#### EXERCISE DESCRIPTION
Find and return every line of the data that contains the word "float".

#### PROVIDED DATA
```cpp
__device__ __forceinline__ void dpp_dot_32x1(float& a0, float X0, float X1, const float* w) {
  asm volatile(
      "s_nop 1\n\t"
      "v_mul_f32_dpp %0, %1, %3 row_newbcast:0 row_mask:0xf bank_mask:0xf\n\t"
      "v_fmac_f32_dpp %0, %2, %19 row_newbcast:0 row_mask:0xf bank_mask:0xf\n\t"
      "v_fmac_f32_dpp %0, %1, %4 row_newbcast:1 row_mask:0xf bank_mask:0xf\n\t"
      "v_fmac_f32_dpp %0, %2, %20 row_newbcast:1 row_mask:0xf bank_mask:0xf\n\t"
      "v_fmac_f32_dpp %0, %1, %5 row_newbcast:2 row_mask:0xf bank_mask:0xf\n\t"
      "v_fmac_f32_dpp %0, %2, %21 row_newbcast:2 row_mask:0xf bank_mask:0xf\n\t"
      "v_fmac_f32_dpp %0, %1, %6 row_newbcast:3 row_mask:0xf bank_mask:0xf\n\t"
      "v_fmac_f32_dpp %0, %2, %22 row_newbcast:3 row_mask:0xf bank_mask:0xf\n\t"
      "v_fmac_f32_dpp %0, %1, %7 row_newbcast:4 row_mask:0xf bank_mask:0xf\n\t"
      "v_fmac_f32_dpp %0, %2, %23 row_newbcast:4 row_mask:0xf bank_mask:0xf\n\t"
      "v_fmac_f32_dpp %0, %1, %8 row_newbcast:5 row_mask:0xf bank_mask:0xf\n\t"
      "v_fmac_f32_dpp %0, %2, %24 row_newbcast:5 row_mask:0xf bank_mask:0xf\n\t"
      "v_fmac_f32_dpp %0, %1, %9 row_newbcast:6 row_mask:0xf bank_mask:0xf\n\t"
      "v_fmac_f32_dpp %0, %2, %25 row_newbcast:6 row_mask:0xf bank_mask:0xf\n\t"
      "v_fmac_f32_dpp %0, %1, %10 row_newbcast:7 row_mask:0xf bank_mask:0xf\n\t"
      "v_fmac_f32_dpp %0, %2, %26 row_newbcast:7 row_mask:0xf bank_mask:0xf\n\t"
      "v_fmac_f32_dpp %0, %1, %11 row_newbcast:8 row_mask:0xf bank_mask:0xf\n\t"
      "v_fmac_f32_dpp %0, %2, %27 row_newbcast:8 row_mask:0xf bank_mask:0xf\n\t"
      "v_fmac_f32_dpp %0, %1, %12 row_newbcast:9 row_mask:0xf bank_mask:0xf\n\t"
      "v_fmac_f32_dpp %0, %2, %28 row_newbcast:9 row_mask:0xf bank_mask:0xf\n\t"
      "v_fmac_f32_dpp %0, %1, %13 row_newbcast:10 row_mask:0xf bank_mask:0xf\n\t"
      "v_fmac_f32_dpp %0, %2, %29 row_newbcast:10 row_mask:0xf bank_mask:0xf\n\t"
      "v_fmac_f32_dpp %0, %1, %14 row_newbcast:11 row_mask:0xf bank_mask:0xf\n\t"
      "v_fmac_f32_dpp %0, %2, %30 row_newbcast:11 row_mask:0xf bank_mask:0xf\n\t"
      "v_fmac_f32_dpp %0, %1, %15 row_newbcast:12 row_mask:0xf bank_mask:0xf\n\t"
      "v_fmac_f32_dpp %0, %2, %31 row_newbcast:12 row_mask:0xf bank_mask:0xf\n\t"
      "v_fmac_f32_dpp %0, %1, %16 row_newbcast:13 row_mask:0xf bank_mask:0xf\n\t"
      "v_fmac_f32_dpp %0, %2, %32 row_newbcast:13 row_mask:0xf bank_mask:0xf\n\t"
      "v_fmac_f32_dpp %0, %1, %17 row_newbcast:14 row_mask:0xf bank_mask:0xf\n\t"
      "v_fmac_f32_dpp %0, %2, %33 row_newbcast:14 row_mask:0xf bank_mask:0xf\n\t"
      "v_fmac_f32_dpp %0, %1, %18 row_newbcast:15 row_mask:0xf bank_mask:0xf\n\t"
      "v_fmac_f32_dpp %0, %2, %34 row_newbcast:15 row_mask:0xf bank_mask:0xf\n\t"
      : "=&v"(a0)
      : "v"(X0), "v"(X1), "v"(w[0]), "v"(w[1]), "v"(w[2]), "v"(w[3]), "v"(w[4]), "v"(w[5]), "v"(w[6]), "v"(w[7]), "v"(w[8]), "v"(w[9]), "v"(w[10]), "v"(w[11]), "v"(w[12]), "v"(w[13]), "v"(w[14]), "v"(w[15]), "v"(w[16]), "v"(w[17]), "v"(w[18]), "v"(w[19]), "v"(w[20]), "v"(w[21]), "v"(w[22]), "v"(w[23]), "v"(w[24]), "v"(w[25]), "v"(w[26]), "v"(w[27]), "v"(w[28]), "v"(w[29]), "v"(w[30]), "v"(w[31]));
}
__device__ __forceinline__ void dpp_dot_16x4(float& a0, float& a1, float& a2, float& a3, float X0, const float* w) {
  asm volatile(
      "s_nop 1\n\t"
      "v_mul_f32_dpp %0, %4, %5 row_newbcast:0 row_mask:0xf bank_mask:0xf\n\t"
      "v_mul_f32_dpp %1, %4, %6 row_newbcast:1 row_mask:0xf bank_mask:0xf\n\t"
      "v_mul_f32_dpp %2, %4, %7 row_newbcast:2 row_mask:0xf bank_mask:0xf\n\t"
      "v_mul_f32_dpp %3, %4, %8 row_newbcast:3 row_mask:0xf bank_mask:0xf\n\t"
      "v_fmac_f32_dpp %0, %4, %9 row_newbcast:4 row_mask:0xf bank_mask:0xf\n\t"
      "v_fmac_f32_dpp %1, %4, %10 row_newbcast:5 row_mask:0xf bank_mask:0xf\n\t"
      "v_fmac_f32_dpp %2, %4, %11 row_newbcast:6 row_mask:0xf bank_mask:0xf\n\t"
      "v_fmac_f32_dpp %3, %4, %12 row_newbcast:7 row_mask:0xf bank_mask:0xf\n\t"
      "v_fmac_f32_dpp %0, %4, %13 row_newbcast:8 row_mask:0xf bank_mask:0xf\n\t"
      "v_fmac_f32_dpp %1, %4, %14 row_newbcast:9 row_mask:0xf bank_mask:0xf\n\t"
      "v_fmac_f32_dpp %2, %4, %15 row_newbcast:10 row_mask:0xf bank_mask:0xf\n\t"
      "v_fmac_f32_dpp %3, %4, %16 row_newbcast:11 row_mask:0xf bank_mask:0xf\n\t"
      "v_fmac_f32_dpp %0, %4, %17 row_newbcast:12 row_mask:0xf bank_mask:0xf\n\t"
      "v_fmac_f32_dpp %1, %4, %18 row_newbcast:13 row_mask:0xf bank_mask:0xf\n\t"
      "v_fmac_f32_dpp %2, %4, %19 row_newbcast:14 row_mask:0xf bank_mask:0xf\n\t"
      "v_fmac_f32_dpp %3, %4, %20 row_newbcast:15 row_mask:0xf bank_mask:0xf\n\t"
      : "=&v"(a0), "=&v"(a1), "=&v"(a2), "=&v"(a3)
      : "v"(X0), "v"(w[0]), "v"(w[1]), "v"(w[2]), "v"(w[3]), "v"(w[4]), "v"(w[5]), "v"(w[6]), "v"(w[7]), "v"(w[8]), "v"(w[9]), "v"(w[10]), "v"(w[11]), "v"(w[12]), "v"(w[13]), "v"(w[14]), "v"(w[15]));
}
__device__ __forceinline__ void dpp_fma_tail1(float& a0, float X0, const float* w) {
  asm volatile(
      "s_nop 1\n\t"
      "v_fmac_f32_dpp %0, %1, %2 row_newbcast:0 row_mask:0xf bank_mask:0xf\n\t"
      : "+v"(a0)
      : "v"(X0), "v"(w[0]));
}
__device__ __forceinline__ void dpp_fma_tail2(float& a0, float X0, const float* w) {
  asm volatile(
      "s_nop 1\n\t"
      "v_fmac_f32_dpp %0, %1, %2 row_newbcast:0 row_mask:0xf bank_mask:0xf\n\t"
// ... 166 lines not shown
      "v_fmac_f32_dpp %0, %1, %7 row_newbcast:5 row_mask:0xf bank_mask:0xf\n\t"
      "v_fmac_f32_dpp %0, %1, %8 row_newbcast:6 row_mask:0xf bank_mask:0xf\n\t"
      "v_fmac_f32_dpp %0, %1, %9 row_newbcast:7 row_mask:0xf bank_mask:0xf\n\t"
      "v_fmac_f32_dpp %0, %1, %10 row_newbcast:8 row_mask:0xf bank_mask:0xf\n\t"
      "v_fmac_f32_dpp %0, %1, %11 row_newbcast:9 row_mask:0xf bank_mask:0xf\n\t"
      "v_fmac_f32_dpp %0, %1, %12 row_newbcast:10 row_mask:0xf bank_mask:0xf\n\t"
      "v_fmac_f32_dpp %0, %1, %13 row_newbcast:11 row_mask:0xf bank_mask:0xf\n\t"
      "v_fmac_f32_dpp %0, %1, %14 row_newbcast:12 row_mask:0xf bank_mask:0xf\n\t"
      "v_fmac_f32_dpp %0, %1, %15 row_newbcast:13 row_mask:0xf bank_mask:0xf\n\t"
      : "+v"(a0)
      : "v"(X0), "v"(w[0]), "v"(w[1]), "v"(w[2]), "v"(w[3]), "v"(w[4]), "v"(w[5]), "v"(w[6]), "v"(w[7]), "v"(w[8]), "v"(w[9]), "v"(w[10]), "v"(w[11]), "v"(w[12]), "v"(w[13]));
}
__device__ __forceinline__ void dpp_fma_tail15(float& a0, float X0, const float* w) {
  asm volatile(
      "s_nop 1\n\t"
      "v_fmac_f32_dpp %0, %1, %2 row_newbcast:0 row_mask:0xf bank_mask:0xf\n\t"
      "v_fmac_f32_dpp %0, %1, %3 row_newbcast:1 row_mask:0xf bank_mask:0xf\n\t"
      "v_fmac_f32_dpp %0, %1, %4 row_newbcast:2 row_mask:0xf bank_mask:0xf\n\t"
      "v_fmac_f32_dpp %0, %1, %5 row_newbcast:3 row_mask:0xf bank_mask:0xf\n\t"
      "v_fmac_f32_dpp %0, %1, %6 row_newbcast:4 row_mask:0xf bank_mask:0xf\n\t"
      "v_fmac_f32_dpp %0, %1, %7 row_newbcast:5 row_mask:0xf bank_mask:0xf\n\t"
      "v_fmac_f32_dpp %0, %1, %8 row_newbcast:6 row_mask:0xf bank_mask:0xf\n\t"
      "v_fmac_f32_dpp %0, %1, %9 row_newbcast:7 row_mask:0xf bank_mask:0xf\n\t"
      "v_fmac_f32_dpp %0, %1, %10 row_newbcast:8 row_mask:0xf bank_mask:0xf\n\t"
      "v_fmac_f32_dpp %0, %1, %11 row_newbcast:9 row_mask:0xf bank_mask:0xf\n\t"
      "v_fmac_f32_dpp %0, %1, %12 row_newbcast:10 row_mask:0xf bank_mask:0xf\n\t"
      "v_fmac_f32_dpp %0, %1, %13 row_newbcast:11 row_mask:0xf bank_mask:0xf\n\t"
      "v_fmac_f32_dpp %0, %1, %14 row_newbcast:12 row_mask:0xf bank_mask:0xf\n\t"
      "v_fmac_f32_dpp %0, %1, %15 row_newbcast:13 row_mask:0xf bank_mask:0xf\n\t"
      "v_fmac_f32_dpp %0, %1, %16 row_newbcast:14 row_mask:0xf bank_mask:0xf\n\t"
      : "+v"(a0)
      : "v"(X0), "v"(w[0]), "v"(w[1]), "v"(w[2]), "v"(w[3]), "v"(w[4]), "v"(w[5]), "v"(w[6]), "v"(w[7]), "v"(w[8]), "v"(w[9]), "v"(w[10]), "v"(w[11]), "v"(w[12]), "v"(w[13]), "v"(w[14]));
}
}
```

#### REPLY
__device__ __forceinline__ void dpp_dot_32x1(float& a0, float X0, float X1, const float* w) {
__device__ __forceinline__ void dpp_dot_16x4(float& a0, float& a1, float& a2, float& a3, float X0, const float* w) {
__device__ __forceinline__ void dpp_fma_tail1(float& a0, float X0, const float* w) {
__device__ __forceinline__ void dpp_fma_tail2(float& a0, float X0, const float* w) {
__device__ __forceinline__ void dpp_fma_tail15(float& a0, float X0, const float* w) {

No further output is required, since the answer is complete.